Collected data entries:

━━━

# albanie/mcnCrossModalEmotions

Hardware: AMD Instinct MI355X
Metric: distillation-step samples/sec (face+audio pair) (higher is better)
Workload: dtype f32; 1 GPU; BASELINE config 4 shard: frozen resnet50 teacher fwd + VGGVox student fwd/bwd/SGD; per_gpu_batch=32, global_batch=32, face=224x224x3, teacher_batch=32, spectrogram=512x300x1, parallelism=dp1, weights=random-init (seeded), parameter_server=rccl-capi, streams=teacher one batch ahead on its own stream + wgrad side stream

## Files before the change

### mcncrossmodalemotions_amd/csrc/context.cpp

```cpp
#include <cstdlib>
#include <map>
#include <string>
#include <vector>

#include "xm_common.h"

namespace xm {
bool path_on(Path p) {
  static const char *const kEnv[kPathCount] = {"XM_NO_HYBRID",      "XM_NO_HALO",        "XM_NO_SKINNY",     "XM_NO_SKINNY4",
                                               "XM_NO_STEM",        "XM_NO_STEM_WGRAD",  "XM_NO_DMA",        "XM_NO_FUSED_STATS",
                                               "XM_DGRAD_MERGE",    "XM_NO_FAST_TRANSPOSE", "XM_NO_POOL_LDS", "XM_NO_POOL_PATCH",
                                               "XM_NO_POOL_POOLED", "XM_NO_W8", "XM_NO_WGRAD_PATCH", "XM_NO_WGRAD_PATCH_S2", "XM_NO_DGRAD_S2", "XM_NO_STEM3"};
  static bool on[kPathCount];
  static bool read = false;
  if (!read) {
    for (int i = 0; i < kPathCount; ++i) on[i] = getenv(kEnv[i]) == nullptr;
    read = true;
  }
  return on[p];
}

long long env_int(const char *name, long long dflt) {
  const char *e = getenv(name);
  return (e && *e) ? atoll(e) : dflt;
}
double env_double(const char *name, double dflt) {
  const char *e = getenv(name);
  return (e && *e) ? atof(e) : dflt;
}

static char g_err[512] = "";
char *err_buf() { return g_err; }

int fail(int code, const char *fmt, ...) {
  va_list ap;
  va_start(ap, fmt);
  vsnprintf(g_err, sizeof g_err, fmt, ap);
  va_end(ap);
  return code;
}

struct WsBuf {
  void *ptr = nullptr;
  size_t cap = 0;
};
static std::map<hipStream_t, WsBuf> g_ws;
static unsigned long long g_ws_generation = 0;

int ws_get(size_t bytes, void **ptr, hipStream_t stream) {
  WsBuf &w = g_ws[stream];
  if (bytes > w.cap) {
    size_t want = bytes + bytes / 4 + (1u << 20);
    static const bool verbose = getenv("XM_WS_VERBOSE") != nullptr;
    if (verbose) fprintf(stderr, "[xm ws] stream %p grow %zu -> %zu\n", (void *)stream, w.cap, want);
    ++g_ws_generation;
    if (w.ptr) {
      hipError_t e = hipDeviceSynchronize();
      if (e != hipSuccess) return fail(XM_EHIP, "hipDeviceSynchronize -> %s", hipGetErrorString(e));
      (void)hipFree(w.ptr);
      w.ptr = nullptr;
      w.cap = 0;
    }
    hipError_t e = hipMalloc(&w.ptr, want);
    if (e != hipSuccess) {
      w.ptr = nullptr;
      return fail(XM_ENOMEM, "workspace hipMalloc(%zu) -> %s", want, hipGetErrorString(e));
    }
    w.cap = want;
  }
  *ptr = w.ptr;
  return XM_OK;
}

static std::map<std::string, void *> g_tables;

const void *cached_device_table(const void *host, size_t bytes) {
  std::string key((const char *)host, bytes);
  auto it = g_tables.find(key);
  if (it != g_tables.end()) return it->second;
  void *d = nullptr;
  static const bool verbose = getenv("XM_WS_VERBOSE") != nullptr;
  if (verbose) fprintf(stderr, "[xm ws] new device table %zu bytes (#%zu)\n", bytes, g_tables.size());
  if (hipMalloc(&d, bytes) != hipSuccess) return nullptr;
  if (hipMemcpy(d, host, bytes, hipMemcpyHostToDevice) != hipSuccess) {
    (void)hipFree(d);
    return nullptr;
  }
  g_tables.emplace(std::move(key), d);
  return d;
}

}

extern "C" {

int xm_version(void) { return 106; }
const char *xm_last_error(void) { return xm::err_buf(); }

int xm_workspace_reserve(size_t bytes) {
  void *p;
  return xm::ws_get(bytes, &p, nullptr);
}
int xm_workspace_reserve_stream(size_t bytes, void *stream) {
  void *p;
  return xm::ws_get(bytes, &p, (hipStream_t)stream);
}
unsigned long long xm_workspace_generation(void) { return xm::g_ws_generation; }
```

━━━

— What you need to do —
Each line holding "fprintf" in the records should be copied out.

— Answer —
    if (verbose) fprintf(stderr, "[xm ws] stream %p grow %zu -> %zu\n", (void *)stream, w.cap, want);
  if (verbose) fprintf(stderr, "[xm ws] new device table %zu bytes (#%zu)\n", bytes, g_tables.size());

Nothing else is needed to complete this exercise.